17. This brings you to a page called "Drosophila melanogaster FMR1... mRNA".

SQ13. Check. Does this page give you the sequence of RNA?
The source of the protein sequence was virtual translation of a cloned piece of mRNA (since you can't clone RNA directly, it was first made into a DNA copy, or cDNA).
Scroll down to the field called CDS (CoDing Sequence -- don't ask me why anyone would think this is a proper abbreviation!). It says that the coding sequence (some would say gene) extends from position 569 to position 2614 in the cDNA sequence.

SQ14. Test that. Scroll down to the cDNA sequence (under ORIGIN) and find position 569. Is that position plausibly the beginning of the gene? How about position 2614. Is that position plausibly the end of the gene?
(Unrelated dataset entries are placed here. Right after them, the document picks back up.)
# xuhaocuhk/TilinGNN

Measured on AMD Instinct MI355X. Metric: scored tile-nodes/sec (GNN forward), higher is better.
Workload: dtype f32; 1 GPU; TilinGNN.forward on a seeded banded super-graph: 100000 nodes / 1000000 adjacency edges / 1250000 collision edges per GPU, tile_count 2, T=13 edge types, width 32, depth 20, train-mode BatchNorm, graph prep included; n_nodes=100000, n_adj_edges=1000000, n_col_edges=1250000, parallelism=single GPU

## Files before the change

### include/tgnn.h

```cpp
#ifndef TGNN_H
#define TGNN_H

#include <stddef.h>
#include <stdint.h>

#ifdef __cplusplus
extern "C" {
#endif

#define TGNN_VERSION 100

#define TGNN_OK 0
#define TGNN_ERR_INVALID_ARG (-1)
#define TGNN_ERR_WORKSPACE (-2)
#define TGNN_ERR_LAUNCH (-3)
#define TGNN_ERR_UNSUPPORTED (-4)
#define TGNN_ERR_BAD_GRAPH (-5)
#define TGNN_ERR_UNVERIFIED (-7)
#define TGNN_ERR_STALE_RESULT (-6)

#define TGNN_ACT_NONE 0
#define TGNN_ACT_LEAKY_RELU 1
#define TGNN_ACT_SIGMOID 2

// ... 72 lines not shown
int tgnn_gin_fwd(const float *a, int64_t lda, const float *in_stat, const int32_t *rowptr,
                 const int32_t *col_src, const float *eps, const float *w1, const float *b1,
                 const float *w2, const float *b2, const float *w3, const float *b3, int64_t n_nodes,
                 int32_t c, int32_t act, float *out, float *z_scratch, double *bn_partial,
                 int32_t *n_partials_host, tgnn_stream_t stream);

int tgnn_dense_act_fwd(const float *a, int64_t lda, int64_t a_kblock_stride, const float *in_stat,
                       const float *w, const float *b, int64_t n_rows, int32_t in_dim, int32_t out_dim,
                       int32_t act, float *out, int64_t ldo, double *bn_partial, int32_t *n_partials_host,
                       tgnn_stream_t stream);
int tgnn_dense_act_slots_fwd(const float *a, int32_t slot_width, int64_t slot_stride, const float *in_stat,
                             const float *w, const float *b, int64_t n_rows, int32_t in_dim, int32_t out_dim,
                             int32_t act, float *out, int64_t ldo, double *bn_partial, int32_t *n_partials_host,
                             tgnn_stream_t stream);
int tgnn_dense_act_slots_f16_fwd(const float *a, int32_t slot_width, int64_t slot_stride, const float *w, const float *b,
                                 int64_t n_rows, int32_t in_dim, int32_t out_dim, int32_t act, float *out, int64_t ldo,
                                 uint32_t *bounds_scratch, void *wimg_scratch, double *bn_partial, int32_t *n_partials_host,
                                 tgnn_stream_t stream);

int tgnn_bn_finalize(int32_t mode, const double *partials, int32_t n_partials, double *sums, int32_t f,
                     int64_t n_rows_total, const float *gamma, const float *beta, float eps, float momentum,
                     float *running_mean, float *running_var, int64_t *num_batches_tracked, float *stat,
                     tgnn_stream_t stream);

int tgnn_bn_apply(const float *v, int64_t ldv, const float *stat, int64_t n_rows, int32_t f, float *out,
                  int64_t ldo, tgnn_stream_t stream);

int tgnn_merge_fwd(const float *a1, const float *stat1, const float *a2, const float *stat2,
                   const float *resid, int64_t n_nodes, int32_t c, float *out, float *h2_out,
                   tgnn_stream_t stream);

typedef struct tgnn_model_dims {
    int32_t node_features_dim;
    int32_t adj_edge_features_dim;
    int32_t network_width;
    int32_t network_depth;
    int32_t output_dim;
} tgnn_model_dims;

int32_t tgnn_param_count(const tgnn_model_dims *dims);
int tgnn_param_name(const tgnn_model_dims *dims, int32_t index, char *buf, size_t buf_len);

typedef struct tgnn_graph {
    int64_t n_nodes;
    int64_t n_adj_edges;
    int64_t n_col_edges;
    int32_t n_types;
    const int32_t *adj_rowptr;
    const int32_t *adj_src;
    const int32_t *adj_type;
    const int32_t *type_rep_edge;
    const int32_t *col_rowptr;
    const int32_t *col_src;
    const int32_t *nn_tile_col_ptr;
    const int32_t *nn_col_meta;
    const int32_t *nn_col_src;
    int32_t nn_max_in_degree;
    const int32_t *nn_mid_tile_nb;
    const uint32_t *nn_mid_ent;
    const int32_t *nn_tile_grp_ptr;
    const int32_t *nn_grp;
    const int32_t *nn_mid_verdict;
} tgnn_graph;

size_t tgnn_forward_workspace_bytes(const tgnn_model_dims *dims, int64_t n_nodes, int32_t n_types);

int tgnn_forward(const tgnn_model_dims *dims, const void *const *params_host, const float *x,
                 const float *adj_edge_attr, const tgnn_graph *graph, int32_t update_running,
                 int32_t use_running_stats, float *probs, void *ws, size_t ws_bytes,
                 tgnn_stream_t stream, tgnn_stream_t stream2);

int tgnn_forward_begin(const tgnn_model_dims *dims, const void *const *params_host, const float *x, int64_t n_nodes,
                       int32_t update_running, void *ws, size_t ws_bytes, tgnn_stream_t stream, tgnn_stream_t stream2);
int tgnn_forward_resume(const tgnn_model_dims *dims, const void *const *params_host, const float *x, const float *adj_edge_attr,
                        const tgnn_graph *graph, int32_t update_running, float *probs, void *ws, size_t ws_bytes,
                        tgnn_stream_t stream, tgnn_stream_t stream2);
int tgnn_forward_small_prepass(const tgnn_model_dims *dims, const void *const *params_host, const float *adj_edge_attr,
                               const int32_t *type_rep_edge, const int32_t *n_types_dev, int64_t n_nodes, void *ws, size_t ws_bytes,
                               tgnn_stream_t stream);

int tgnn_forward_begin_weights(const tgnn_model_dims *dims, const void *const *params_host, const float *adj_edge_attr,
                               const int32_t *type_rep_edge, const int32_t *n_types_dev, int64_t n_nodes, void *ws, size_t ws_bytes,
                               tgnn_stream_t stream);

typedef struct tgnn_train_save {
    float *init_a[2];
    float *init_stat[2];
    float *a1, *a2;
    float *u;
    float *stat1, *stat2;
    float *fin_a[4];
    float *fin_stat[4];
    float *skip;
    float *wtab;
} tgnn_train_save;
int tgnn_forward_train(const tgnn_model_dims *dims, const void *const *params_host, const float *x,
                       const float *adj_edge_attr, const tgnn_graph *graph, const tgnn_train_save *keep, float *probs,
                       void *ws, size_t ws_bytes, tgnn_stream_t stream, tgnn_stream_t stream2);

typedef struct tgnn_train_graph {
    const int32_t *adjT_rowptr, *adjT_src, *adjT_type;
    const int32_t *colT_rowptr, *colT_src;
    const float *deg, *inv_deg;
} tgnn_train_graph;
size_t tgnn_backward_workspace_bytes(const tgnn_model_dims *dims, int64_t n_nodes, int32_t n_types);
int tgnn_backward(const tgnn_model_dims *dims, const void *const *params_host, void *const *grads_host, const float *x,
                  const float *adj_edge_attr, const tgnn_graph *graph, const tgnn_train_graph *tgraph,
                  const tgnn_train_save *keep, const float *probs, const float *dprobs, void *ws, size_t ws_bytes,
                  tgnn_stream_t stream);

typedef struct tgnn_shard {
    int64_t n_own, n_rows, n_total;
    const int32_t *send_idx;
    int64_t n_send;
    double *sum_buf;
    float *send_buf;
    float *recv_buf;
    int (*allreduce_f64)(void *ctx, double *buf, int64_t count, tgnn_stream_t stream);
    int (*alltoall_rows)(void *ctx, const float *send, float *recv, int32_t row_floats, int32_t extra_rows,
                         tgnn_stream_t stream);
    void *ctx;
    int32_t world, rank;
    const int32_t *send_idx_fused;
    const int32_t *recv_idx_fused;
    tgnn_stream_t side_stream;
    void *rccl_comm, *rccl_comm_side;
    const int64_t *send_counts, *recv_counts;
    const int32_t *send_row_ptr, *send_row_slot;
} tgnn_shard;

int32_t tgnn_rccl_available(void);
size_t tgnn_rccl_unique_id_bytes(void);
int tgnn_rccl_unique_id(void *id_out);
int tgnn_rccl_comm_create(const void *unique_id, int32_t rank, int32_t world, void **comm_out);
int tgnn_rccl_comm_destroy(void *comm);
void tgnn_rccl_counters(int64_t *out2);
size_t tgnn_forward_sharded_workspace_bytes(const tgnn_model_dims *dims, int64_t n_own, int64_t n_rows,
                                            int32_t n_types);
int tgnn_forward_sharded(const tgnn_model_dims *dims, const void *const *params_host, const float *x,
                         const float *adj_edge_attr, const tgnn_graph *graph, const tgnn_shard *shard,
                         int32_t update_running, float *probs, void *ws, size_t ws_bytes, tgnn_stream_t stream);

void tgnn_set_small_layout_limit(int64_t n_nodes);
int tgnn_spin_error_poll(tgnn_stream_t stream, uint32_t *code_out);
uint64_t tgnn_set_spin_budget_us(uint64_t us);
void tgnn_persist_fallback(int64_t n_forwards);
uint32_t tgnn_spin_error_peek(void);
int64_t tgnn_get_small_layout_limit(void);

int32_t tgnn_set_split_precision(int32_t mode);
int32_t tgnn_set_gin_fused(int32_t mode);
int32_t tgnn_set_gin_mlp_f16(int32_t on);
int32_t tgnn_set_mid_tail(int32_t on);
int32_t tgnn_set_nnconv_eg(int32_t on);
int32_t tgnn_set_dense_rows_mode(int32_t mode);
int32_t tgnn_set_lean_head(int32_t bits);

int64_t tgnn_graph_prep_small_max_nodes(void);
int64_t tgnn_graph_prep_small_max_edges(void);
size_t tgnn_graph_prep_small_tmp_ints(int64_t n_nodes, int64_t n_adj_edges, int64_t n_col_edges);
int tgnn_graph_prep_small(const int64_t *adj_edge_index, int64_t n_adj_edges, const float *adj_edge_attr, int32_t fe,
                          const int64_t *col_edge_index, int64_t n_col_edges, int64_t n_nodes, int32_t *adj_rowptr,
                          int32_t *adj_src, int32_t *adj_eid, int32_t *adj_type, int32_t *edge_type, int32_t *type_rep_edge,
                          int32_t *col_rowptr, int32_t *col_src, int32_t *col_eid, int32_t *tile_col_ptr, int32_t *col_meta,
                          int32_t *col_slot_src, int32_t *tmp, int32_t *result, uint32_t *counters, int32_t *result_host,
                          tgnn_stream_t stream);

typedef struct tgnn_small_prep_layout {
    const int64_t *adj_edge_index;
    const float *adj_edge_attr;
    const int64_t *col_edge_index;
    int64_t n_adj_edges, n_col_edges, n_nodes;
    int32_t *adj_rowptr, *adj_src, *adj_eid, *adj_type, *edge_type, *type_rep_edge;
    int32_t *col_rowptr, *col_src, *col_eid;
    int32_t *tile_col_ptr, *col_meta, *col_slot_src;
    int32_t *tmp;
    int32_t fe, reserved_;
} tgnn_small_prep_layout;
int tgnn_graph_prep_small_many(const tgnn_small_prep_layout *layouts_host, int32_t k, int32_t *results_dev, int32_t *results_host,
                               tgnn_stream_t stream);
int tgnn_graph_prep_small_many_wait(tgnn_stream_t stream);
int tgnn_graph_prep_small_many_plan(const int64_t *n_adj_edges, const int64_t *n_col_edges, const int64_t *n_nodes, int32_t k,
                                    int32_t capacity_blocks, int32_t *blocks_out, int32_t *group_out);
void tgnn_graph_prep_small_many_counts(int64_t out[2]);
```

18. This may seem a roundabout path to get to the gene. Why not start with the human gene (instead of the human protein) and use it to pick out the fly gene? OK, we'll do it that way. Go back to the NCBI home page. Make sure Nucleotide is specified in the box at the top of the page. Enter FMRP as the search term, click Search, and, as you did in Steps 3 through 5, confine the search to humans and to GenBank and limit the search to GenBank.
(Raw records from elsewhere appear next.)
# b4rtaz/distributed-llama

Hardware: AMD Instinct MI355X
Metric: decode tokens/s (Llama-3.1-8B Q40) (higher is better)
Workload: dtype f32-accum/int8-dot (Q40 weights, Q80 activations); 1 GPU; model=llama-3.1-8b, global_batch=1, seq_len=4096, prefill=32, parallelism=tp1, sync=q80, graph=True

## Files before the change

### dllama_amd/engine.py

```python

from __future__ import annotations

import time
from dataclasses import dataclass

import torch

from .tokenizer import Sampler


@dataclass
class GenStats:
    prefill_tokens: int = 0
    prefill_time: float = 0.0
    decode_tokens: int = 0
    decode_time: float = 0.0
    cached_tokens: int = 0

    @property
    def eval_tok_s(self) -> float:
        return self.prefill_tokens / self.prefill_time if self.prefill_time else 0.0

    @property
    def pred_tok_s(self) -> float:
# ... 100 lines not shown
            else:
                logits = self.decode_one(token)
                token = sampler.sample(logits)
            out.append(token)
            if on_token:
                on_token(token)
        self._sync_device()
        stats.decode_time = time.perf_counter() - t0
        stats.decode_tokens = len(out)
        return out, stats


class _Sequence:

    def __init__(self, prompt, max_tokens, sampler, on_token, stop_check):
        self.prompt = list(prompt)
        self.max_tokens = max_tokens
        self.sampler = sampler
        self.on_token = on_token
        self.stop_check = stop_check
        self.slot = None
        self.fed = 0
        self.pages = []
        self.registered = 0
        self.written = 0
        self.out: list[int] = []
        self.done = False
        self.stats = GenStats(prefill_tokens=len(self.prompt))
        self._t0 = None

    @property
    def tokens(self) -> list[int]:
        return self.out

    @property
    def prefilling(self) -> bool:
        return self.fed < len(self.prompt)


class BatchEngine:

    def __init__(self, model, tokenizer=None, n_batches: int = 32,
                 share_prefixes: bool = True):
        if not hasattr(model, "forward_rows"):
            raise ValueError("BatchEngine needs a model with forward_rows")
        self.model = model
        self.pool = None
        if getattr(model, "page_map", None) is not None:
            from .models.pages import PagePool
            self.pool = PagePool(model.kv_pages, model.page_size,
                                 share=share_prefixes)
            for slot in range(model.n_slots):
                model.clear_slot(slot)
        self.tokenizer = tokenizer
        self.n_batches = min(n_batches, getattr(model, "n_batches", n_batches))
        self.seq_len = model.cfg.seq_len
        self.free_slots = list(range(model.n_slots))
        self.waiting: list[_Sequence] = []
        self.running: list[_Sequence] = []
        self.last_step_rows: list[tuple] = []

    _coin = staticmethod(InferenceEngine._coin)

    def _on_device(self) -> bool:
        return (hasattr(self.model, "forward_rows_sample")
                and bool(getattr(self.model, "device_sampling", False)))

    def submit(self, prompt_tokens: list[int], max_tokens: int,
               sampler: Sampler | None = None, on_token=None,
               stop_check=None) -> _Sequence:
        if len(prompt_tokens) < 1:
            raise ValueError("empty prompt")
        if len(prompt_tokens) > self.seq_len:
            raise ValueError(
                f"prompt of {len(prompt_tokens)} tokens exceeds seq_len "
                f"{self.seq_len} (rebuild with a larger --max-seq-len / seq_len)")
        if self.pool is not None:
            need = self._pages_needed(len(prompt_tokens), max_tokens)
            if need > self.pool.n_pages:
                raise ValueError(
                    f"a request of {len(prompt_tokens)} prompt tokens and "
                    f"max_tokens {max_tokens} needs {need} KV pages, the pool "
                    f"has {self.pool.n_pages} (raise --kv-pages / kv_pages)")
        if sampler is None:
            sampler = Sampler(self.model.cfg.vocab_size, 0.0, 0.9, 12345)
        seq = _Sequence(prompt_tokens, max_tokens, sampler, on_token,
                        stop_check)
        self.waiting.append(seq)
        return seq

    @property
    def idle(self) -> bool:
        return not self.waiting and not self.running

    def _pages_needed(self, n_prompt: int, max_tokens: int) -> int:
        P = self.pool.page_size
        return -(-min(n_prompt + max_tokens, self.seq_len) // P)

    def _take_pages(self, seq: _Sequence) -> bool:
        pool = self.pool
        shared = pool.match(seq.prompt)
        need = self._pages_needed(len(seq.prompt), seq.max_tokens)
        new = pool.alloc(need - len(shared))
        if new is None:
            pool.release(shared)
            return False
# ... 128 lines not shown
```

### dllama_amd/models/hip_model.py

```python

from __future__ import annotations

import os

import numpy as np
import torch

from ..model_file import HIDDEN_ACT_GELU, ModelFile, ROPE_FALCON
from ..ops import hip_ops
from ..ops import reference as R
from ..ops.sampler import DeviceSampler
from ..parallel.comm import Comm, SingleComm
from ..quants import Q80, q40_to_planes
from .config import ModelConfig

QB = 32


class Linear:

    def __init__(self, qs: torch.Tensor, scales: torch.Tensor):
        self.qs = qs
        self.scales = scales
        self.d = qs.shape[-2]
# ... 71 lines not shown
        self.kv_pages = kv_pages
        self.page_size = page_size
        self.page_map = None
        self.page_table_sends = 0
        if kv_pages:
            from .rows import PageMap
            self.page_map = PageMap(n_slots, c.seq_len, kv_pages, page_size)
        self.comm = comm or SingleComm()
        self.tp_path = config.world > 1 or force_sync
        self.device = torch.device(device or "cuda")
        self.k = hip_ops()
        nb = 32
        if n_batches != 32:
            import warnings
            warnings.warn(
                f"HIP backend pins --n-batches to 32 (got {n_batches}): the "
                "prefill GEMM's MFMA fragment is 32 batch rows")
        self.n_batches = nb
        self.layers: list[dict] = []
        self.embedding = None
        self.final_norm = None
        self.wcls = None
        self._graph = None
        self._graph_pos = None
        self._graph_samples = False
        self._dev_sampler = None
        self.greedy_feedback = False
        self.skip_logits = False
        self._pf_graphs = {}
        self._pf_failed = False
        self.row_graphs = True
        self._row_graphs = {}
        self._row_graphs_failed = False
        self._rows_io = None
        self.kv_mul = c.n_heads0 // max(1, c.kv_dim0 // c.head_dim)
        self.rope_style = 1 if c.rope_type == ROPE_FALCON else 0
        self.fused_rope = self.rope_style == 0 and not c.is_qwen3
        self.row_bytes = c.dim + 2 * (c.dim // QB)
        self._read_options()
        self._alloc_buffers()

    def _read_options(self):
        env = os.environ

        def flag(name: str, default: str) -> bool:
            return env.get(name, default) == "1"

        self.attn_splits = int(env.get("DLLAMA_ATTN_SPLITS", "8"))
        self.fused_sync = flag("DLLAMA_FUSED_SYNC", "1")
        self.adaptive_thresh = int(env.get("DLLAMA_ADAPTIVE_SPLITS", "512"))
        if ("DLLAMA_ATTN_SPLITS" in env
                and "DLLAMA_ADAPTIVE_SPLITS" not in env):
            self.adaptive_thresh = 0
        self.fused_ffn = flag("DLLAMA_FUSED_FFN", "0")
        self.fused_moe = flag("DLLAMA_FUSED_MOE", "0")
        self.use_deferred = flag("DLLAMA_DEFERRED", "1")
        self.prefill_bf16 = flag("DLLAMA_PREFILL_BF16", "0")
        self.ksplit_resid = int(env.get("DLLAMA_KSPLIT_RESID", "0"))
        self.kv_f32 = flag("DLLAMA_KV_F32", "0")


    @classmethod
    def from_file(cls, m: ModelFile, config: ModelConfig, device=None,
                  comm: Comm | None = None, n_batches: int = 32,
                  force_sync: bool = False,
                  n_slots: int = 1, kv_pages: int = 0,
                  page_size: int = 64) -> "HipTransformer":
        from ..quants import Q40
        if m.header.weight_type != Q40:
            raise ValueError(
                "the MI355X HIP backend runs Q40 weights (the reference's "
                "shipped format); f32/q80 .m files run on the CPU backend "
                "(--gpu-index -1) or can be re-quantized with convert_hf.py")
        self = cls(config, device, comm, n_batches, force_sync, n_slots,
                   kv_pages, page_size)
        c, dev = config, self.device
        r, w = c.rank, c.world

        def lin(name, layer, d, n, expert=-1):
            e = m.entry(name, layer, expert)
            raw = m.slice_bytes(e, r, w)
            return Linear.from_blocks(raw, d, n, dev)

        def f32(name, layer=-1):
            return torch.from_numpy(np.array(m.f32(name, layer))).to(dev)

        def w13(l, expert=-1):
            return Linear.cat(lin("block_matmul_w1", l, c.ff_dim0, c.dim, expert),
                              lin("block_matmul_w3", l, c.ff_dim0, c.dim, expert))

        self.embedding = f32("embedding")
        self.final_norm = f32("final_norm")
        self.wcls = lin("final_matmul_logits", -1, c.vocab0, c.dim)
        for l in range(c.n_layers):
            lw = {
                "qkv": Linear.cat(lin("block_matmul_q", l, c.q_dim0, c.dim),
                                  lin("block_matmul_k", l, c.kv_dim0, c.dim),
                                  lin("block_matmul_v", l, c.kv_dim0, c.dim)),
                "wo": lin("block_matmul_wo", l, c.dim, c.q_dim0),
                "norm0": f32("block_norm_0", l),
                "norm1": f32("block_norm_1", l),
            }
            if c.is_moe:
                experts = range(c.n_experts)
                lw["gate"] = f32("block_moe_gate", l)
                lw["w13"] = Linear.stack([w13(l, e) for e in experts])
# ... 406 lines not shown
                           self.moe_idx[:ka], self.moe_out13, ka,
                           ssq_in=self.ssq[slot], eps=c.norm_eps)
        self._swiglu_q80(self.moe_out13, ka, self.moe_dq)
        k.q40_gemv_grouped(lw["w2"].qs, lw["w2"].scales, *self.moe_dq.triple(),
                           self.moe_idx[:ka], self.moe_y, 1)
        if self.tp_path:
            k.scale_merge_pack(self.moe_y, self.moe_wts,
                               self.sync_out[: self.row_bytes], 1, ka, c.dim)
            self._wire_exchange(1, self.ssq[slot + 1], wn)
        else:
            k.scale_merge_add_q(self.x[:1], self.moe_y, self.moe_wts,
                                self.ssq[slot + 1], wn, *self.xq.triple(),
                                1, ka)

    def _moe_ffn(self, B: int, NB: int, lw: dict, slot: int):
        c, k = self.cfg, self.k
        ka = c.n_active_experts
        S = NB * ka
        k.router_gemv(lw["gate"], self.t_norm, self.moe_router, NB)
        if c.ff_dim0 % 32 == 0 and ka <= 16 and self.fused_moe:
            wts, gate = self.moe_router[:NB], {"gate": True}
            k.q40_gemv_grouped_swiglu(lw["w13"].qs, lw["w13"].scales,
                                      *self.xq.triple(), *self.moe_dq.triple(),
                                      S, wts, ka)
            k.q40_gemv_grouped(lw["w2"].qs, lw["w2"].scales,
                               *self.moe_dq.triple(), self.moe_idx[:S],
                               self.moe_y, 1, router=wts, topk=ka, n_slots=S)
        else:
            wts, gate = self.moe_wts, {}
            k.moe_gate(self.moe_router[:NB], self.moe_idx, self.moe_wts, NB, ka)
            k.q40_gemv_grouped(lw["w13"].qs, lw["w13"].scales,
                               *self.xq.triple(), self.moe_idx[:S],
                               self.moe_out13, ka)
            self._swiglu_q80(self.moe_out13, S, self.moe_dq)
            k.q40_gemv_grouped(lw["w2"].qs, lw["w2"].scales,
                               *self.moe_dq.triple(), self.moe_idx[:S],
                               self.moe_y, 1)
        if not self.tp_path:
            k.scale_merge_add(self.x[:NB], self.moe_y, wts, self.ssq[slot],
                              NB, ka, **gate)
        else:
            k.scale_merge(self.partial[:NB], self.moe_y, wts, NB, ka, **gate)
            self._sync_partial(NB, slot)


    def forward(self, tokens: torch.Tensor, positions: torch.Tensor) -> torch.Tensor:
        B = tokens.shape[0]
        assert B <= self.n_batches
        p0 = self._first_position(positions, B)
        self.tokens[:B].copy_(tokens.to(self.device), non_blocking=True)
        if B == 1 and self._graph is not None:
            self._replay_decode(p0)
        else:
            g = None
            if B == self.n_batches and not self._pf_failed:
                g = (self._pf_graphs.get(self.skip_logits)
                     or self._capture_prefill_graph(self.skip_logits))
            self._step_at(B, p0, g)
        if self.tp_path:
            NBp = _pow2_batch(B)
            self.k.logits_concat(self.logits_full, self.logits_gather[NBp], B)
            return self.logits_full[:B]
        return self.logits0[:B]

    def _first_position(self, positions, B: int) -> int:
        self._rows_only()
        p0 = int(positions[0])
        if p0 + B > self.cfg.seq_len:
            raise ValueError(
                f"position {p0}+{B} exceeds seq_len {self.cfg.seq_len} "
                "(rebuild with a larger --max-seq-len / seq_len)")
        return p0

    def _step_at(self, B: int, p0: int, graph=None):
        self.pos.fill_(p0)
        self._graph_pos = None
        if graph is not None:
            graph.replay()
        else:
            self.forward_buffers(B)

    def _replay_decode(self, p0: int):
        sp = self._pick_splits(p0)
        if sp != self.attn_splits:
            self._set_attn_splits(sp)
        if p0 != self._graph_pos:
            self.pos.fill_(p0)
        self._graph.replay()
        self._graph_pos = p0 + 1


    def last_logits(self) -> torch.Tensor:
        if self.tp_path:
            return self.logits_gather[1].view(-1)[: self.cfg.vocab_size]
        return self.logits0[0]

    def _sampler(self) -> DeviceSampler:
        if self._dev_sampler is None:
            self._dev_sampler = DeviceSampler(
                self.cfg.vocab_size, self.device, params=self.sample_params,
                out=self.sample_out, k=self.k)
            self._step_host = torch.zeros(self.n_batches + 4,
                                          dtype=torch.int64).pin_memory()
        return self._dev_sampler

    def sample_row(self, row: torch.Tensor, coin, temperature: float,
                   topp: float):
        return self._sampler().sample(row, coin, temperature, topp)

    def forward_sample(self, tokens: torch.Tensor, positions: torch.Tensor,
                       coin, temperature: float, topp: float):
        assert tokens.shape[0] == 1
        p0 = self._first_position(positions, 1)
        smp, NB = self._sampler(), self.n_batches
        self._step_host[0] = int(tokens[0])
        smp.fill_params(self._step_host[NB:].view(torch.float64), coin,
                        temperature, topp)
        self._step_in.copy_(self._step_host, non_blocking=True)
        if self._graph is not None:
            self._replay_decode(p0)
            if not self._graph_samples:
                smp.launch(self.last_logits())
        else:
            self._step_at(1, p0)
            smp.launch(self.last_logits())
        return smp.read()


    def _rows_only(self):
        if self.page_map is not None:
            raise ValueError(
                "a paged model steps rows only (forward_rows); one sequence "
                "runs on the unpaged default")

    def _paged(self):
        if self.page_map is None:
            raise ValueError("the model has no paged KV cache (kv_pages=0)")
        return self.page_map

    def set_slot_pages(self, slot: int, pages, first: int = 0) -> None:
        self._paged().set_slot_pages(slot, pages, first)

    def clear_slot(self, slot: int) -> None:
        self._paged().clear_slot(slot)

    def _send_page_table(self):
        pm = self.page_map
        for slot in sorted(pm.dirty):
            self.page_table[slot].copy_(
                torch.tensor(pm.device_row(slot), dtype=torch.int32))
            self.page_table_sends += 1
        pm.dirty.clear()


    def _rows_buffers(self):
        if self._rows_io is None:
            NB, dev = self.n_batches, self.device
            self._rows_io = io = torch.zeros(6 * NB, dtype=torch.int64, device=dev)
            self.row_tokens = io[:NB]
            self.row_params = io[NB:5 * NB].view(torch.float64).view(NB, 4)
            self.rows = io[5 * NB:].view(torch.int32).view(NB, 2)
            if self.page_map is not None:
                self.row_addr = KVAddr("_paged", self.rows, self.page_table,
                                       self.page_size)
            else:
                self.row_addr = KVAddr("_rows", self.rows)
            self.rows_sample_out = torch.zeros(NB, 2, dtype=torch.int64,
                                               device=dev)
            self._rows_host = torch.zeros(6 * NB, dtype=torch.int64)
            if dev.type == "cuda":
                self._rows_host = self._rows_host.pin_memory()
            self._rows_copied = None
            self._rows_dev = []
            self._row_samplers = []
        return self._rows_io
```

19. Choose the first complete sequence that encodes FMRP (recalling what "FMRP" stands for) -- it will say "complete cds" in the descriptor line -- and is long enough to contain the sequence you found earlier. Avoid FRMP interacting protein, which is different from FMRP itself. Get the sequence from it as before.

SQ15. Why does the sequence end with so many A's? (perhaps the annotation can provide some insight -- take a look at the misc_difference fields)

20. Find your way to Blast, repeating Step 11, but this time choose nucleotide blast, using a DNA query to search a database of DNA sequences (or -- here's a short cut -- simply click Run BLAST near the top right of the mRNA's page). Again paste the sequence into the window (or paste the GenBank LocusID). (This time you may or may not need to change the defaults, specifying that the database is not the human genome but rather Others). Under Program Selection, Optimize for, choose "Somewhat similar sequences". Now click the Blast button. When the results are returned (maybe a minute), you'll see that there are tons of hits as before, but this time there are many mammalian sequences with multiple differences with respect to the human sequence. But never mind that -- we're after flies. So go back to the submission page and specify Drosophila melanogaster as the organism and Blast again.

SQ16. How long is the best hit?

SQ17. How good (E-value) is the best hit? What does that mean? What's the E-value of the best hit that doesn't include the poly-A tail?

Why such a difference between the protein and nucleotide blasts?

SQ18. How can it be that the protein search gave long matches with extremely low expect values (definitely not merely by chance) but the nucleotide search found just tiny snippets?

One last trick. Get back to the BLAST front page, either starting over at NCBI or using the browser back button several times. This time choose BLASTX, which takes your nucleotide sequence and translates in all six possible reading frames before comparing the translated sequences against all known proteins. Paste in the human FMRP nucleotide sequence, choose Drosophila melanogaster as the target organism and go. (This might take about six times as long as your previous Blast)

SQ19. You used as query the same sequence as a moment ago, used as target the same organism... why are the results so different?

SQ20. Suppose that you have a mysterious phage gene and you'd like to know what it might do. Your plan is to use the gene to search for similar genes amongst all that are known. What general advice can you now offer yourself about the best way to achieve your goal?